I watch Peter carve the ham as expressionless as the girl in that portrait. Knowing I don't want to be here cohosting this party. Guiltily wanting to leave now and go back to work. Wishing I could just celebrate Christmas the Jewish way, with Chinese food and a movie.
"Hey, everyone," Peter calls out to the room of hungry orphans, half of them tangled up in a game of Twister. Oh. Not what you think. It's an orphan Christmas party, for people who can't make it home. "Listen up. Dinner is served."
"And," I chime in, "after Christmas dinner we're going to play dreidel, dreidel, dreidel and then have latkes and sour cream for dessert."
Baxter, Peter's lovable mutt, barks in approval. But his master only shakes his head. "Aimee Albert."
"What?" Like I don't know.
"It's enough you brought bagels," says Peter, looking at the mixed dozen strategically placed between the green bean casserole, marshmallow sweet potatoes, and his grandmother's pumpkin pie.
"Well, you told me to bring bread." A publicist, I always know a good spin.
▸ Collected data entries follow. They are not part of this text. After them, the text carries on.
constexpr uint32_t BS_SPLIT_SHIFT = 28, BS_RANK_MASK = (1u << BS_SPLIT_SHIFT) - 1u;
#ifdef D2G_RANK_TRACE
__device__ unsigned long long g_rank_trace[8192 * 16];
#define RK_STAMP(k) do { if (threadIdx.x == 0 && blockIdx.x < 8192 && (k) < 16) g_rank_trace[blockIdx.x * 16 + (k)] = __builtin_amdgcn_s_memrealtime(); } while (0)
#else
#define RK_STAMP(k) do { } while (0)
#endif
template <bool MULTI, bool FAST>
__global__ __launch_bounds__(BS_RANK_THREADS) void bs_rank_kernel(const uint64_t *__restrict__ cols, size_t N, size_t Npad,
                                                                  uint32_t T, int logT, uint32_t *ids_all, uint32_t *colcnt,
                                                                  uint32_t *status, int tagbits_max, uint32_t S, int nsplit,
                                                                  uint32_t *__restrict__ owner_all, size_t ostride) {
    extern __shared__ __attribute__((aligned(16))) uint32_t own[];
    const uint32_t split = MULTI ? blockIdx.x / S : 0u;
    const size_t t = MULTI ? blockIdx.x - split * S : blockIdx.x;
    const uint32_t htag = (MULTI && nsplit > 1) ? split << BS_SPLIT_SHIFT : 0u;
    const uint64_t *col = cols + t * Npad;
    uint32_t *ids = ids_all + t * Npad;
    const int tid = threadIdx.x;
    const int logTl = logT < BS_LOG_TLDS_MAX ? logT : BS_LOG_TLDS_MAX;
    const uint32_t Tl = 1u << logTl, mask = Tl - 1, nparts = MULTI ? (T >> logTl) : 1u;
    const uint32_t part_lo = MULTI ? split * (nparts / (uint32_t)nsplit) : 0u, part_hi = MULTI ? part_lo + nparts / (uint32_t)nsplit : 1u;
    __shared__ uint32_t wave_tot[BS_RANK_THREADS / 64];
    __shared__ uint32_t running;
    constexpr uint32_t BS_MAXFIX = 64;
    __shared__ uint32_t nfix, fix_j[BS_MAXFIX], fix_h[BS_MAXFIX];
    RK_STAMP(0);
    if (tid == 0) { running = 1; nfix = 0; }
    const int lane = tid & 63, wave = tid >> 6;
    uint32_t *owner = (owner_all && nsplit == 1) ? owner_all + t * ostride : nullptr;
    const int ib0 = 32 - __clz((uint32_t)N);
    const uint32_t ownmask = (ib0 >= 32 ? 0xFFFFFFFFu : (1u << ib0) - 1u) & ~BS_DUP;

    auto compact = [&]() {
        uint32_t cnt = 0;
        for (uint32_t h = tid; h < Tl; h += BS_RANK_THREADS) {
            const uint32_t cur = own[h];
            cnt += (cur != BS_EMPTY) && (cur & BS_DUP);
        }
        uint32_t incl = cnt;
        for (int o = 1; o < 64; o <<= 1) { const uint32_t x = __shfl_up(incl, o); if (lane >= o) incl += x; }
        if (lane == 63) wave_tot[wave] = incl;
        __syncthreads();
        uint32_t woff = 0, tot = 0;
        for (int w = 0; w < BS_RANK_THREADS / 64; ++w) {
            const uint32_t x = wave_tot[w];
            if (w < wave) woff += x;
            tot += x;
        }
        uint32_t r = running + woff + (incl - cnt);
        for (uint32_t h = tid; h < Tl; h += BS_RANK_THREADS) {
            const uint32_t cur = own[h];
            if (cur != BS_EMPTY) {
                if ((cur & BS_DUP) && owner) owner[r - 1] = cur & ownmask;
                own[h] = (cur & BS_DUP) ? (r++ | htag) : BS_UNIQ;
            }
        }
        __syncthreads();
        if (tid == 0) running += tot;
        __syncthreads();
    };
    const int ib = 32 - __clz((uint32_t)N);
    const uint32_t idxmask = (ib >= 32 ? 0xFFFFFFFFu : (1u << ib) - 1u) & ~BS_DUP;
    const uint32_t tagfield = ~BS_DUP & ~idxmask & (ib + tagbits_max >= 31 ? 0xFFFFFFFFu : (1u << (ib + tagbits_max)) - 1u);
    auto slot_word = [&](uint64_t prod, uint32_t j) {
        return j | ((uint32_t)((prod << logT) >> 33) & tagfield);
    };
    auto insert = [&](uint64_t v, uint32_t j, uint32_t h) {
        const uint32_t mine = slot_word(v * 0x9E3779B97F4A7C15ull, j);
        for (uint32_t probes = 0; probes < Tl; ++probes) {
            const uint32_t cur = atomicCAS(&own[h], BS_EMPTY, mine);
            if (cur == BS_EMPTY) return h;
            if (!((cur ^ mine) & tagfield) && col[cur & idxmask] == v) {
                if (!(cur & BS_DUP)) atomicOr(&own[h], BS_DUP);
                return h;
            }
            h = (h + 1) & mask;
        }
        atomicOr(status, 1u);
        return h;
    };

    constexpr int PF = 12;
    if constexpr (FAST) {
        uint64_t v[PF];
        uint32_t hs[PF];
#pragma unroll
        for (int i = 0; i < PF; ++i) {
            const size_t j = (size_t)i * BS_RANK_THREADS + tid;
            v[i] = j < N ? col[j] : 0;
        }
        for (uint32_t h = tid; h < Tl; h += BS_RANK_THREADS) own[h] = BS_EMPTY;
        __syncthreads();
        RK_STAMP(1);
        uint32_t candidate = 0;
#pragma unroll
        for (int i = 0; i < PF; ++i) {
            const size_t j = (size_t)i * BS_RANK_THREADS + tid;
            hs[i] = 0;
            if (j < N) {
                const uint64_t prod = v[i] * 0x9E3779B97F4A7C15ull;
                const uint32_t mine = slot_word(prod, (uint32_t)j);
                uint32_t h = (uint32_t)(prod >> (64 - logT)) & mask, probes = 0;
                for (; probes < Tl; ++probes) {
                    const uint32_t cur = atomicCAS(&own[h], BS_EMPTY, mine);
                    if (cur == BS_EMPTY) break;
                    if (!((cur ^ mine) & tagfield)) { candidate |= 1u << i; break; }
                    h = (h + 1) & mask;
                }
                if (probes == Tl) atomicOr(status, 1u);
                hs[i] = h;
            }
        }
        constexpr int CB = 2;
        uint32_t redo = 0;
#ifdef D2G_RANK_TRACE
        __syncthreads();
        RK_STAMP(2);
#endif
#pragma unroll
        for (int c = 0; c < PF; c += CB) {
            uint32_t o[CB];
            uint64_t w[CB];
#pragma unroll
            for (int g = 0; g < CB; ++g)
                if (candidate >> (c + g) & 1) o[g] = own[hs[c + g]];
#pragma unroll
            for (int g = 0; g < CB; ++g)
                if (candidate >> (c + g) & 1) w[g] = col[o[g] & idxmask];
#pragma unroll
            for (int g = 0; g < CB; ++g)
                if (candidate >> (c + g) & 1) {
                    if (w[g] == v[c + g]) {
                        if (!(o[g] & BS_DUP)) atomicOr(&own[hs[c + g]], BS_DUP);
                    } else redo |= 1u << (c + g);
                }
            __builtin_amdgcn_sched_barrier(0);
        }
        const uint32_t skip = redo;
        while (redo) {
            const int i = __ffs(redo) - 1;
            redo &= redo - 1;
            const uint32_t j = (uint32_t)i * BS_RANK_THREADS + tid;
            const uint64_t vv = col[j];
            const uint32_t h2 = insert(vv, j, bs_hash(vv, logT) & mask);
            const uint32_t k = atomicAdd(&nfix, 1u);
            if (k < BS_MAXFIX) { fix_j[k] = j; fix_h[k] = h2; }
            else atomicOr(status, 1u);
        }
        __syncthreads();
        RK_STAMP(3);
        compact();
        RK_STAMP(4);
#pragma unroll
        for (int i = 0; i < PF; ++i) {
            const size_t j = (size_t)i * BS_RANK_THREADS + tid;
            if (j < N && !(skip >> i & 1)) ids[j] = own[hs[i]];
        }
#ifdef D2G_RANK_TRACE
        __syncthreads();
        RK_STAMP(5);
#endif
        for (uint32_t k = tid; k < nfix && k < BS_MAXFIX; k += BS_RANK_THREADS) ids[fix_j[k]] = own[fix_h[k]];
        if (tid == 0) { colcnt[t * BS_CC_STRIDE] = running - 1; colcnt[t * BS_CC_STRIDE + 5] = running - 1; }
        return;
    }

    const bool tagged = MULTI && nsplit > 1;
    for (uint32_t part = part_lo; part < part_hi; ++part) {
        const uint32_t ptag = BS_PENDING | (tagged ? part << 15 : 0u);
        for (uint32_t h = tid; h < Tl; h += BS_RANK_THREADS) own[h] = BS_EMPTY;
        __syncthreads();
        constexpr int PG = 8;
        const bool mine_known = N <= (size_t)8 * PG * BS_RANK_THREADS;
        unsigned long long mine_all = 0;
        int batch = 0;
        for (size_t j0 = 0; j0 < N; j0 += (size_t)PG * BS_RANK_THREADS) {
            uint64_t v[PG];
            uint32_t hs[PG];
#pragma unroll
            for (int i = 0; i < PG; ++i) {
                const size_t j = j0 + (size_t)i * BS_RANK_THREADS + tid;
                v[i] = j < N ? col[j] : 0;
            }
            uint32_t mineb = 0, candidate = 0, redo = 0;
#pragma unroll
            for (int i = 0; i < PG; ++i) {
                const size_t j = j0 + (size_t)i * BS_RANK_THREADS + tid;
                const uint64_t prod = v[i] * 0x9E3779B97F4A7C15ull;
                const uint32_t hh = (uint32_t)(prod >> (64 - logT));
                hs[i] = 0;
                if (j < N && (!MULTI || (hh >> logTl) == part)) {
                    mineb |= 1u << i;
                    const uint32_t mine = slot_word(prod, (uint32_t)j);
                    uint32_t h = hh & mask, probes = 0;
                    for (; probes < Tl; ++probes) {
                        const uint32_t cur = atomicCAS(&own[h], BS_EMPTY, mine);
                        if (cur == BS_EMPTY) break;
                        if (!((cur ^ mine) & tagfield)) { candidate |= 1u << i; break; }
                        h = (h + 1) & mask;
                    }
                    if (probes == Tl) atomicOr(status, 1u);
                    hs[i] = h;
                }
            }
            {
                uint32_t o[PG];
                uint64_t w[PG];
#pragma unroll
                for (int i = 0; i < PG; ++i)
                    if (candidate >> i & 1) o[i] = own[hs[i]];
#pragma unroll
                for (int i = 0; i < PG; ++i)
                    if (candidate >> i & 1) w[i] = col[o[i] & idxmask];
#pragma unroll
                for (int i = 0; i < PG; ++i)
                    if (candidate >> i & 1) {
                        if (w[i] == v[i]) { if (!(o[i] & BS_DUP)) atomicOr(&own[hs[i]], BS_DUP); }
                        else redo |= 1u << i;
                    }
            }
#pragma unroll
            for (int i = 0; i < PG; ++i) {
                const size_t j = j0 + (size_t)i * BS_RANK_THREADS + tid;
                if ((mineb & ~redo) >> i & 1) ids[j] = hs[i] | (MULTI ? ptag : 0u);
                else if (MULTI && !tagged && part == 0 && j < N && !(redo >> i & 1)) ids[j] = 0;
            }
            while (redo) {
                const int i = __ffs(redo) - 1;
                redo &= redo - 1;
                const size_t j = j0 + (size_t)i * BS_RANK_THREADS + tid;
                const uint64_t vv = col[j];
                ids[j] = insert(vv, (uint32_t)j, bs_hash(vv, logT) & mask) | (MULTI ? ptag : 0u);
            }
            if (batch < 8) mine_all |= (unsigned long long)mineb << (8 * batch);
            ++batch;
        }
        __syncthreads();
        RK_STAMP(1 + 2 * (part - part_lo));
        compact();
        batch = 0;
        for (size_t j0 = 0; j0 < N; j0 += (size_t)PG * BS_RANK_THREADS, ++batch) {
            uint32_t sl[PG];
            const uint32_t mb = mine_known ? (uint32_t)(mine_all >> (8 * batch)) & 0xFFu : 0xFFu;
#pragma unroll
            for (int i = 0; i < PG; ++i) {
                const size_t j = j0 + (size_t)i * BS_RANK_THREADS + tid;
                sl[i] = (j < N && (mb >> i & 1)) ? ids[j] : 0;
            }
#pragma unroll
            for (int i = 0; i < PG; ++i) {
                const size_t j = j0 + (size_t)i * BS_RANK_THREADS + tid;
                if (j < N && (mb >> i & 1) && (mine_known || !MULTI || (tagged ? (sl[i] & ~0x7FFFu) == ptag : (sl[i] & BS_PENDING) != 0)))
                    ids[j] = own[sl[i] & (tagged ? 0x7FFFu : ~BS_PENDING)];
            }
        }
        __syncthreads();
        RK_STAMP(2 + 2 * (part - part_lo));
    }
    if (tid == 0) { colcnt[t * BS_CC_STRIDE + split] = running - 1; if (nsplit == 1) colcnt[t * BS_CC_STRIDE + 5] = running - 1; }
}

"Hey, great party, McKnight," interrupts Jax, Peter's new best bud from the LaughTrack. He grabs an everything bagel and with a fork smears the insides with mustard. "Making myself here a big ole ham sandwich. And then point me to those latkes. Christmas was never like this in Scranton."
"See, P. What've you got to say to that?"
Peter doesn't answer. For a stand-up, he's not so fast with the comebacks.
"You made it," he says, instead, greeting the couple who just walked in. A couple who happen to be my parents.
"Will you look at all this," says Maddie, unzipping her black down coat before handing it to my dad. "Peter, you did all this yourself?"
Running her red manicured fingers through her touched-up brown hair, my mother's sure to catch my eye when she speaks. We had a big to-do this morning when she found out I was going into work instead of coming straight to Peter's.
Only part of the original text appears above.